A webpage today is often the sum of many different components. A user’s home page on a social-networking site, for instance, might display the latest posts from the users’ friends; the associated images, links, and comments; notifications of pending messages and comments on the user’s own posts; a list of events; a list of topics currently driving online discussions; a list of games, some of which are flagged to indicate that it’s the user’s turn; and of course the all-important ads, which the site depends on for revenues.
With increasing frequency, each of those components is handled by a different program running on a different server in the website’s data center. That reduces processing time, but it exacerbates another problem: the equitable allocation of network bandwidth among programs.
Many websites aggregate all of a page’s components before shipping them to the user. So if just one program has been allocated too little bandwidth on the data center network, the rest of the page — and the user — could be stuck waiting for its component.
At the Usenix Symposium on Networked Systems Design and Implementation this week, researchers from MIT’s Computer Science and Artificial Intelligence Laboratory (CSAIL) are presenting a new system for allocating bandwidth in data center networks. In tests, the system maintained the same overall data transmission rate — or network “throughput” — as those currently in use, but it allocated bandwidth much more fairly, completing the download of all of a page’s components up to four times as quickly.
“There are easy ways to maximize throughput in a way that divides up the resource very unevenly,” says Hari Balakrishnan, the Fujitsu Professor in Electrical Engineering and Computer Science and one of two senior authors on the paper describing the new system. “What we have shown is a way to very quickly converge to a good allocation.”
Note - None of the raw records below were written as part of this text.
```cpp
template <int TM, int TN, int BK, int NS, int WR>
struct MM2 {
  static constexpr int TM_ = TM, TN_ = TN;
  static constexpr int WC = 4 / WR;
  static constexpr int MA = TM / (16 * WR), NA = TN / (16 * WC);
  static constexpr int G = BK / 2, RPI = 64 / G, RPB = 32 / BK;
  static constexpr int IA = TM / RPI, IB = TN / RPI, LA = IA / 4, LB = IB / 4, LPW = LA + LB;
  static constexpr int STAGE_A = TM * BK, STAGE_B = TN * BK, STAGE = STAGE_A + STAGE_B;
  static constexpr int LDS_DOUBLES = NS * STAGE;
  static constexpr int NC = BK / 8;
  static_assert(BK == 8 || BK == 16 || BK == 32, "slice depth");
  static_assert(IA % 4 == 0 && IB % 4 == 0, "a slice must split evenly over four wavefronts");
  static_assert(NS >= 3, "one slice in registers, one landing, one being issued");
  typedef double v2 __attribute__((ext_vector_type(2)));
  struct Frags {
    v2 a[NC][MA], b[NC][NA];
  };
  __device__ static __forceinline__ int swz(int row) {
    const int fr = row & 15;
#ifdef SP_MM_OLD_SWZ
    return (fr / RPB) & (G - 1);
#endif
    return ((fr / RPB) ^ (((fr >> 2) ^ (fr >> 3)) & 1)) & (G - 1);
  }

  const double *srcA[LA > 0 ? LA : 1];
  const double *srcB[LB > 0 ? LB : 1];
  int rdA, rdB, fsw, q, wave;

  __device__ __forceinline__ void init(const double *A, long lda, const double *B, long ldb) {
    const int lane = threadIdx.x & 63;
    wave = threadIdx.x >> 6;
    const int r = lane / G, p = lane % G;
#pragma unroll
    for (int i = 0; i < LA; ++i) {
      const int row = (wave + 4 * i) * RPI + r;
      srcA[i] = A + (size_t)row * lda + 2 * (p ^ swz(row));
    }
#pragma unroll
    for (int i = 0; i < LB; ++i) {
      const int row = (wave + 4 * i) * RPI + r;
      srcB[i] = B + (size_t)row * ldb + 2 * (p ^ swz(row));
    }
    const int wr = wave / WC, wc = wave % WC, fr = lane & 15;
    rdA = (wr * (TM / WR) + fr) * BK;
    rdB = STAGE_A + (wc * (TN / WC) + fr) * BK;
    fsw = swz(fr);
    q = lane >> 4;
  }
  __device__ __forceinline__ void issue(double *lds, int st, int k0) const {
    double *base = lds + st * STAGE;
#pragma unroll
    for (int i = 0; i < LA; ++i)
      __builtin_amdgcn_global_load_lds(
          (const __attribute__((address_space(1))) void *)(srcA[i] + k0),
          (__attribute__((address_space(3))) void *)(base + (wave + 4 * i) * 128), 16, 0, 0);
#pragma unroll
    for (int i = 0; i < LB; ++i)
      __builtin_amdgcn_global_load_lds(
          (const __attribute__((address_space(1))) void *)(srcB[i] + k0),
          (__attribute__((address_space(3))) void *)(base + STAGE_A + (wave + 4 * i) * 128), 16, 0, 0);
  }
  __device__ __forceinline__ void fetch(const double *lds, int st, Frags &f) const {
    const double *base = lds + st * STAGE;
#pragma unroll
    for (int c = 0; c < NC; ++c) {
      const int goff = 2 * ((4 * c + q) ^ fsw);
#pragma unroll
      for (int m = 0; m < MA; ++m) f.a[c][m] = *reinterpret_cast<const v2 *>(base + rdA + m * 16 * BK + goff);
#pragma unroll
      for (int n = 0; n < NA; ++n) f.b[c][n] = *reinterpret_cast<const v2 *>(base + rdB + n * 16 * BK + goff);
    }
  }
  __device__ __forceinline__ void mul(const Frags &f, mm_d4 (&acc)[MA][NA]) const {
#pragma unroll
    for (int c = 0; c < NC; ++c)
#pragma unroll
      for (int h = 0; h < 2; ++h)
#pragma unroll
        for (int m = 0; m < MA; ++m)
#pragma unroll
          for (int n = 0; n < NA; ++n)
            acc[m][n] = __builtin_amdgcn_mfma_f64_16x16x4f64(h ? f.a[c][m].y : f.a[c][m].x,
                                                            h ? f.b[c][n].y : f.b[c][n].x, acc[m][n], 0, 0, 0);
  }
  __device__ __forceinline__ void mul_fetch(const Frags &cur, Frags &nxt, const double *lds, int st,
                                            mm_d4 (&acc)[MA][NA]) const {
    const double *base = lds + st * STAGE;
    constexpr int NR = NC * (MA + NA);
    int issued = 0;
#pragma unroll
    for (int c = 0; c < NC; ++c)
#pragma unroll
      for (int h = 0; h < 2; ++h)
#pragma unroll
        for (int m = 0; m < MA; ++m)
#pragma unroll
          for (int n = 0; n < NA; ++n) {
            acc[m][n] = __builtin_amdgcn_mfma_f64_16x16x4f64(h ? cur.a[c][m].y : cur.a[c][m].x,
                                                            h ? cur.b[c][n].y : cur.b[c][n].x, acc[m][n], 0, 0, 0);
            __builtin_amdgcn_sched_group_barrier(0x008, 1, 0);
            if (issued < NR) {
              const int rc = issued / (MA + NA), ri = issued % (MA + NA);
              const int goff = 2 * ((4 * rc + q) ^ fsw);
              if (ri < MA)
                nxt.a[rc][ri] = *reinterpret_cast<const v2 *>(base + rdA + ri * 16 * BK + goff);
              else
                nxt.b[rc][ri - MA] = *reinterpret_cast<const v2 *>(base + rdB + (ri - MA) * 16 * BK + goff);
              __builtin_amdgcn_sched_group_barrier(0x100, 1, 0);
              ++issued;
            }
          }
    static_assert(NR <= NC * 2 * MA * NA, "more fragment reads than MFMAs to hide them behind");
  }
  __device__ __forceinline__ void prologue(double *lds, int k_begin, int k_end) const {
    const int nsl = (k_end - k_begin) / BK;
#pragma unroll
    for (int p = 0; p < NS - 1; ++p)
      if (p < nsl) issue(lds, p, k_begin + p * BK);
  }
  __device__ __forceinline__ void loop(double *lds, int k_begin, int k_end, mm_d4 (&acc)[MA][NA],
                                       int fence = 1 << 30) const {
    const int nsl = (k_end - k_begin) / BK;
    if (nsl <= 0) return;
    Frags f0, f1;
    if (nsl >= NS - 1) mm_wait_vmcnt<(NS - 2) * LPW>(); else mm_wait_vmcnt<0>();
    __builtin_amdgcn_s_barrier();
    fetch(lds, 0, f0);
    int st1 = 1 % NS;
    int stn = NS - 1;
    for (int s = 0; s < nsl; s += 2) {
      if (s + NS - 1 < nsl && s + NS - 1 != fence) mm_wait_vmcnt<(NS - 3) * LPW>(); else mm_wait_vmcnt<0>();
      __builtin_amdgcn_s_barrier();
      if (s + NS - 1 < nsl) issue(lds, stn, k_begin + (s + NS - 1) * BK);
      mul_fetch(f0, f1, lds, st1, acc);
      st1 = st1 + 1 == NS ? 0 : st1 + 1;
      stn = stn + 1 == NS ? 0 : stn + 1;
      if (s + 2 < nsl) {
        if (s + NS < nsl && s + NS != fence) mm_wait_vmcnt<(NS - 3) * LPW>(); else mm_wait_vmcnt<0>();
        __builtin_amdgcn_s_barrier();
        if (s + NS < nsl) issue(lds, stn, k_begin + (s + NS) * BK);
      }
      mul_fetch(f1, f0, lds, st1, acc);
      st1 = st1 + 1 == NS ? 0 : st1 + 1;
      stn = stn + 1 == NS ? 0 : stn + 1;
    }
    __builtin_amdgcn_s_barrier();
  }
  template <int W>
  struct SymDeal {
    static constexpr int NB = W < 2 ? 3 : 2;
    static constexpr int NF = W == 1 ? 4 : (W == 3 ? 2 : 3);
    __device__ static constexpr int frow(int f) {
      return W == 0 ? (f == 0 ? 0 : f == 1 ? 1 : 3) : W == 1 ? f : W == 2 ? f : (f == 0 ? 2 : 3);
    }
    __device__ static constexpr int brow(int b) {
      return W == 0 ? (b == 0 ? 0 : 3) : W == 1 ? (b < 2 ? 1 : 3) : W == 2 ? 2 : (b == 0 ? 2 : 3);
    }
    __device__ static constexpr int bcol(int b) {
      return W == 0 ? (b == 0 ? 0 : b - 1) : W == 1 ? b : W == 2 ? b : (b == 0 ? 2 : 3);
    }
    __device__ static constexpr int fidx(int row) {
      return W == 0 ? (row == 3 ? 2 : row) : W == 1 ? row : W == 2 ? row : row - 2;
    }
  };
  template <int W>
  struct SymFrags {
    v2 f[NC][SymDeal<W>::NF];
  };
  template <int W>
  __device__ __forceinline__ void sym_fetch(const double *lds, int st, SymFrags<W> &fr) const {
    const double *base = lds + st * STAGE + (threadIdx.x & 15) * BK;
#pragma unroll
    for (int c = 0; c < NC; ++c) {
      const int goff = 2 * ((4 * c + q) ^ fsw);
#pragma unroll
      for (int i = 0; i < SymDeal<W>::NF; ++i)
        fr.f[c][i] = *reinterpret_cast<const v2 *>(base + SymDeal<W>::frow(i) * 16 * BK + goff);
    }
  }
  template <int W>
  __device__ __forceinline__ void sym_mul_fetch(const SymFrags<W> &cur, SymFrags<W> &nxt, const double *lds, int st,
                                                mm_d4 (&acc)[3]) const {
    using D = SymDeal<W>;
    const double *base = lds + st * STAGE + (threadIdx.x & 15) * BK;
    constexpr int NR = NC * D::NF;
    int issued = 0;
#pragma unroll
    for (int c = 0; c < NC; ++c)
#pragma unroll
      for (int h = 0; h < 2; ++h)
#pragma unroll
        for (int b = 0; b < D::NB; ++b) {
          const v2 a = cur.f[c][D::fidx(D::brow(b))], bb = cur.f[c][D::fidx(D::bcol(b))];
          acc[b] = __builtin_amdgcn_mfma_f64_16x16x4f64(h ? a.y : a.x, h ? bb.y : bb.x, acc[b], 0, 0, 0);
          __builtin_amdgcn_sched_group_barrier(0x008, 1, 0);
          if (issued < NR) {
            const int rc = issued / D::NF, ri = issued % D::NF;
            const int goff = 2 * ((4 * rc + q) ^ fsw);
            nxt.f[rc][ri] = *reinterpret_cast<const v2 *>(base + D::frow(ri) * 16 * BK + goff);
            __builtin_amdgcn_sched_group_barrier(0x100, 1, 0);
            ++issued;
          }
        }
    static_assert(NR <= NC * 2 * D::NB, "more fragment reads than MFMAs to hide them behind");
  }
  template <int W>
  __device__ __forceinline__ void sym_loop(double *lds, int k_begin, int k_end, mm_d4 (&acc)[3]) const {
    const int nsl = (k_end - k_begin) / BK;
    if (nsl <= 0) return;
    SymFrags<W> f0, f1;
    if (nsl >= NS - 1) mm_wait_vmcnt<(NS - 2) * LPW>(); else mm_wait_vmcnt<0>();
    __builtin_amdgcn_s_barrier();
    sym_fetch<W>(lds, 0, f0);
    int st1 = 1 % NS, stn = NS - 1;
    for (int s = 0; s < nsl; s += 2) {
      if (s + NS - 1 < nsl) mm_wait_vmcnt<(NS - 3) * LPW>(); else mm_wait_vmcnt<0>();
      __builtin_amdgcn_s_barrier();
      if (s + NS - 1 < nsl) issue(lds, stn, k_begin + (s + NS - 1) * BK);
      sym_mul_fetch<W>(f0, f1, lds, st1, acc);
      st1 = st1 + 1 == NS ? 0 : st1 + 1;
      stn = stn + 1 == NS ? 0 : stn + 1;
      if (s + 2 < nsl) {
        if (s + NS < nsl) mm_wait_vmcnt<(NS - 3) * LPW>(); else mm_wait_vmcnt<0>();
        __builtin_amdgcn_s_barrier();
        if (s + NS < nsl) issue(lds, stn, k_begin + (s + NS) * BK);
      }
      sym_mul_fetch<W>(f1, f0, lds, st1, acc);
      st1 = st1 + 1 == NS ? 0 : st1 + 1;
      stn = stn + 1 == NS ? 0 : stn + 1;
    }
    __builtin_amdgcn_s_barrier();
  }

  __device__ __forceinline__ int acc_row(int m, int r) const {
    const int lane = threadIdx.x & 63;
    return (wave / WC) * (TM / WR) + 16 * m + (lane >> 4) + 4 * r;
  }
  __device__ __forceinline__ int acc_col(int n) const {
    const int lane = threadIdx.x & 63;
    return (wave % WC) * (TN / WC) + 16 * n + (lane & 15);
  }
};

#endif
```

Measured before the change: 106,600.

## Switch SYRK core to 2x2 accumulator layout with three workgroups per CU

The SYRK trailing-update launch moves from a 1x4 accumulator arrangement (MA=1, NA=4) to a 2x2 one (MA=2, NA=2). To support this, the lazy covariance tile generator and the diagonal-tile path are generalised to arbitrary MA/NA, and the symmetric tile dealing across waves is remapped. Launch bounds ask for three workgroups per CU for the 2x2 core, trading register budget for occupancy and changing per-wave fragment reuse. This risks register spills and a different LDS fragment-reuse pattern.

```diff
diff --git a/starry_process_amd/csrc/sp_cov.h b/starry_process_amd/csrc/sp_cov.h
--- a/starry_process_amd/csrc/sp_cov.h
+++ b/starry_process_amd/csrc/sp_cov.h
@@ -133,9 +133,10 @@
 #ifndef SP_LAZY_BATCH
 #define SP_LAZY_BATCH 8
 #endif
-template <int MA, typename V4>
+template <int MA, int NA = 4, typename V4>
 __device__ __forceinline__ void lazy_cov_tiles(const LazyCov &z, int star, const int (&ri)[MA][4],
-                                               const int (&cj)[4], V4 (&out)[MA][4], double *stage) {
+                                               const int (&cj)[NA], V4 (&out)[MA][NA], double *stage) {
+  static_assert(4 * NA % SP_LAZY_BATCH == 0, "whole batches");
   const sp_star st = z.stars[star];
   const int nobs = star_nobs(st, z.K), np = z.covpts + 4;
   const double *th = z.theta + (size_t)star * z.K, *tt = z.t + (size_t)star * z.K;
@@ -145,12 +146,15 @@
 #else
   const bool sep = z.temporal == SP_TEMPORAL_MATERN32 && z.inorder && z.inorder[star] != 0.0;
 #endif
-  double thi[MA][4], ti[MA][4], thj[4], tj[4];
-#pragma unroll
-  for (int k = 0; k < 4; ++k) {
+  double thi[MA][4], ti[MA][4], thj[NA], tj[NA];
+#pragma unroll
+  for (int k = 0; k < NA; ++k) {
     const bool oj = cj[k] < nobs;
     thj[k] = oj ? th[cj[k]] : 0.0;
     tj[k] = (oj && tk) ? tt[cj[k]] : 0.0;
+  }
+#pragma unroll
+  for (int k = 0; k < 4; ++k) {
 #pragma unroll
     for (int m = 0; m < MA; ++m) {
       const bool oi = ri[m][k] < nobs;
@@ -165,11 +169,16 @@
   SplineGen g{stage, 2 * np, 6.283185307179586 / z.covpts,
               1.0 / (6.283185307179586 / z.covpts), z.covpts};
   const double cm = sep ? 1.7320508075688772 / st.tau : 0.0;
-  double fc[4] = {1.0, 1.0, 1.0, 1.0};
-  bool fok[4] = {false, false, false, false};
+  double fc[NA];
+  bool fok[NA];
+#pragma unroll
+  for (int n = 0; n < NA; ++n) {
+    fc[n] = 1.0;
+    fok[n] = false;
+  }
   if (sep) {
 #pragma unroll
-    for (int n = 0; n < 4; ++n) {
+    for (int n = 0; n < NA; ++n) {
       const double a = cm * (tj[n] - tb);
       fok[n] = a < 600.0 && a >= 0.0;
       fc[n] = exp(fok[n] ? a : 0.0);
@@ -183,7 +192,7 @@
       for (int r = 0; r < 4; ++r) er[r] = exp(-(cm * (ti[m][r] - tb)));
     }
 #pragma unroll
-    for (int n0 = 0; n0 < 4; n0 += SP_LAZY_BATCH / 4) {
+    for (int n0 = 0; n0 < NA; n0 += SP_LAZY_BATCH / 4) {
       double a[SP_LAZY_BATCH], b[SP_LAZY_BATCH], v[SP_LAZY_BATCH];
 #pragma unroll
       for (int e = 0; e < SP_LAZY_BATCH; ++e) {
@@ -213,11 +222,11 @@
         const int mr = ri[m][r] - z.K;
         if (mr < 0 || mr >= z.nrid) continue;
         const double *src = z.rid + ((size_t)star * (z.nrid + 1) + mr) * z.K;
-        double x[4];
-#pragma unroll
-        for (int n = 0; n < 4; ++n) x[n] = src[cj[n] < z.K ? cj[n] : z.K - 1];
-#pragma unroll
-        for (int n = 0; n < 4; ++n) out[m][n][r] = cj[n] < z.K ? x[n] : 0.0;
+        double x[NA];
+#pragma unroll
+        for (int n = 0; n < NA; ++n) x[n] = src[cj[n] < z.K ? cj[n] : z.K - 1];
+#pragma unroll
+        for (int n = 0; n < NA; ++n) out[m][n][r] = cj[n] < z.K ? x[n] : 0.0;
       }
     }
   }
diff --git a/starry_process_amd/csrc/sp_gemm.hip b/starry_process_amd/csrc/sp_gemm.hip
--- a/starry_process_amd/csrc/sp_gemm.hip
+++ b/starry_process_amd/csrc/sp_gemm.hip
@@ -106,8 +106,10 @@
 #ifndef SP_MM_SYRK_NS
 #define SP_MM_SYRK_NS 6
 #endif
+template <class Core>
+constexpr int mm_wgs_per_cu = (Core::MA == 2 && Core::NA == 2 && SP_MM_WAVES < 3) ? 3 : SP_MM_WAVES;
 template <class Core, bool SGN, bool SEL = false>
-__global__ __launch_bounds__(256, SP_MM_WAVES) void mm_nt_kernel(
+__global__ __launch_bounds__(256, mm_wgs_per_cu<Core>) void mm_nt_kernel(
     const double *__restrict__ A, long lda, long strideA, const double *__restrict__ B, long ldb,
     long strideB, double *__restrict__ C, long ldc, long strideC, int Kd, double alpha, int beta,
     int lower_only, int batch, int ntn, int ntiles, int skip00, LazyCov lz, DiagFuse df,
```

Joining Balakrishnan on the paper are first author Jonathan Perry, a graduate student in electrical engineering and computer science, and Devavrat Shah, a professor of electrical engineering and computer science.
Most networks regulate data traffic using some version of the transmission control protocol, or TCP. When traffic gets too heavy, some packets of data don’t make it to their destinations. With TCP, when a sender realizes its packets aren’t getting through, it halves its transmission rate, then slowly ratchets it back up. Given enough time, this procedure will reach an equilibrium point at which network bandwidth is optimally allocated among senders.
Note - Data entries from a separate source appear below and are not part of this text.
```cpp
template <int DEF>
__global__ __launch_bounds__(THREADS, 2) void solve_kernel(Mats p, int j, int n_right) {
    extern __shared__ __attribute__((aligned(16))) double lds[];
    const int tid = threadIdx.x;
    int b, t;
    if (!xcd_map(blockIdx.x, n_right, p.Bc, b, t)) return;
    const Lane q = lane_of(tid);
    const int cb = j + 1 + t;
    double *Ab = p.A + (size_t)b * p.bstride;
    double *tile = Ab + (size_t)j * NB * p.ld + (size_t)cb * NB;
    const double *Pb = p.W + (size_t)b * W_STRIDE + (size_t)(1 - DEF) * NB * NB;

    f64x4 acc[4][4];
    zero_acc(acc);
    const int wr_u = __builtin_amdgcn_readfirstlane(q.wr);
    const int rt[4] = {wr_u ? 1 : 0, wr_u ? 2 : 3, wr_u ? 5 : 4, wr_u ? 6 : 7};
    gemm_upper_tri<DEF>(acc, rt, Pb, tile - (size_t)DEF * NB * p.ld, p.ld, lds, tid, q);
#pragma unroll
    for (int mt = 0; mt < 4; ++mt)
#pragma unroll
        for (int v = 0; v < 4; ++v) {
            double *row = tile + (size_t)(rt[mt] * 16 + q.lk + 4 * v) * p.ld;
#pragma unroll
            for (int nt = 0; nt < 4; ++nt) row[acc_col(q, nt)] = acc[mt][nt][v];
        }
    if (cb >= p.nrb) return;

    double *part = lds;
    const double *zb = p.yz + (size_t)b * p.nrb * NB + (size_t)j * NB;
#pragma unroll
    for (int mt = 0; mt < 4; ++mt) y_partial<4>(acc[mt], rt[mt], zb, part, q.wc * 64, q);
    __syncthreads();
    if (tid < NB) y_commit(part, p.yz + (size_t)b * p.nrb * NB + (size_t)cb * NB, tid);
}

template <int NT, int DEF = 0>
__global__ __launch_bounds__(THREADS, 2) void solve_narrow_kernel(Mats p, int j, int n_right) {
    constexpr int PARTS = 4 / NT, WCOLS = 32 * NT, nd = DEF * (NB / BK), nk = nd + NB / BK;
    extern __shared__ __attribute__((aligned(16))) double lds[];
    const int tid = threadIdx.x;
    int b, tp;
    if (!xcd_map(blockIdx.x, n_right * PARTS, p.Bc, b, tp)) return;
    const Lane q = lane_of(tid);
    const int t = tp / PARTS, c_off = (tp - t * PARTS) * WCOLS + q.wc * 16 * NT;
    const int cb = j + 1 + t;
    double *tile = p.A + (size_t)b * p.bstride + (size_t)j * NB * p.ld + (size_t)cb * NB;
    const double *Wb = p.W + (size_t)b * W_STRIDE + (size_t)(1 - DEF) * NB * NB;
    const double *Tp = tile - (size_t)DEF * NB * p.ld;
    const int wr_u = __builtin_amdgcn_readfirstlane(q.wr);
    const int rt[4] = {wr_u ? 1 : 0, wr_u ? 2 : 3, wr_u ? 5 : 4, wr_u ? 6 : 7};
    f64x4 acc[4][NT];
#pragma unroll
    for (int mt = 0; mt < 4; ++mt)
#pragma unroll
        for (int nt = 0; nt < NT; ++nt) acc[mt][nt] = (f64x4){0.0, 0.0, 0.0, 0.0};
    const int wave = __builtin_amdgcn_readfirstlane(tid >> 6), lane = tid & 63;
    stage_dma(Wb, NB, Tp, p.ld, 0, lds, wave, lane);
    asm volatile("s_waitcnt vmcnt(0)" ::: "memory");
    __syncthreads();
#pragma unroll
    for (int kt = 0; kt < nk; ++kt) {
        if (kt + 1 < nk) stage_dma(Wb, NB, Tp, p.ld, kt + 1, lds + ((kt + 1) & 1) * STAGE, wave, lane);
        const double *As = lds + (kt & 1) * STAGE;
        const double *Bs = As + BK * LDS_LD;
#pragma unroll
        for (int kk = 0; kk < BK / 4; ++kk) {
            double bf[NT];
#pragma unroll
            for (int nt = 0; nt < NT; ++nt) bf[nt] = Bs[(kk * 4 + q.lk) * LDS_LD + c_off + nt * 16 + q.lr];
#pragma unroll
            for (int mt = 0; mt < 4; ++mt) {
                if (kt < nd || kt - nd <= rt[mt]) {
                    const double a = As[(kk * 4 + q.lk) * LDS_LD + rt[mt] * 16 + q.lr];
#pragma unroll
                    for (int nt = 0; nt < NT; ++nt)
                        acc[mt][nt] = __builtin_amdgcn_mfma_f64_16x16x4f64(a, bf[nt], acc[mt][nt], 0, 0, 0);
                }
            }
        }
        asm volatile("s_waitcnt vmcnt(0)" ::: "memory");
        __syncthreads();
    }
#pragma unroll
    for (int mt = 0; mt < 4; ++mt)
#pragma unroll
        for (int v = 0; v < 4; ++v) {
// ... 228 lines not shown
```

But in a big website’s data center, there’s often not enough time. “Things change in the network so quickly that this is inadequate,” Perry says. “Frequently it takes so long that [the transmission rates] never converge, and it’s a lost cause.”
TCP gives all responsibility for traffic regulation to the end users because it was designed for the public internet, which links together thousands of smaller, independently owned and operated networks. Centralizing the control of such a sprawling network seemed infeasible, both politically and technically.
But in a data center, which is controlled by a single operator, and with the increases in the speed of both data connections and computer processors in the last decade, centralized regulation has become practical. The CSAIL researchers’ system is a centralized system.
The system, dubbed Flowtune, essentially adopts a market-based solution to bandwidth allocation. Operators assign different values to increases in the transmission rates of data sent by different programs. For instance, doubling the transmission rate of the image at the center of a webpage might be worth 50 points, while doubling the transmission rate of analytics data that’s reviewed only once or twice a day might be worth only 5 points.
Supply and demand
As in any good market, every link in the network sets a “price” according to “demand” — that is, according to the amount of data that senders collectively want to send over it. For every pair of sending and receiving computers, Flowtune then calculates the transmission rate that maximizes total “profit,” or the difference between the value of increased transmission rates — the 50 points for the picture versus the 5 for the analytics data — and the price of the requisite bandwidth across all the intervening links.
The maximization of profit, however, changes demand across the links, so Flowtune continually recalculates prices and on that basis recalculates maximum profits, assigning the resulting transmission rates to the servers sending data across the network.
The paper also describes a new procedure that the researchers developed for allocating Flowtune’s computations across cores in a multicore computer, to boost efficiency. In experiments, the researchers compared Flowtune to a widely used variation on TCP, using data from real data centers. Depending on the data set, Flowtune completed the slowest 1 percent of data requests nine to 11 times as rapidly as the existing system.
“Scheduling — and, ultimately, providing guarantees of network performance — in modern data centers is still an open question,” says Rodrigo Fonseca, an assistant professor of computer science at Brown University. “For example, while cloud providers offer guarantees of CPU, memory, and disk, you usually cannot get any guarantees of network performance.”
“Flowtune advances the state of the art in this area by using a central allocator with global knowledge,” Fonseca says. “Centralized solutions are potentially better because of the global view of the network, but it is very challenging to use them at scale, because of the sheer volume of traffic. [There is] too much information to aggregate, process, and distribute for each decision. This work pushes the boundary of what was thought possible with centralized solutions. There are still questions of how much further this can be scaled, but this solution is already usable by many data center operators.”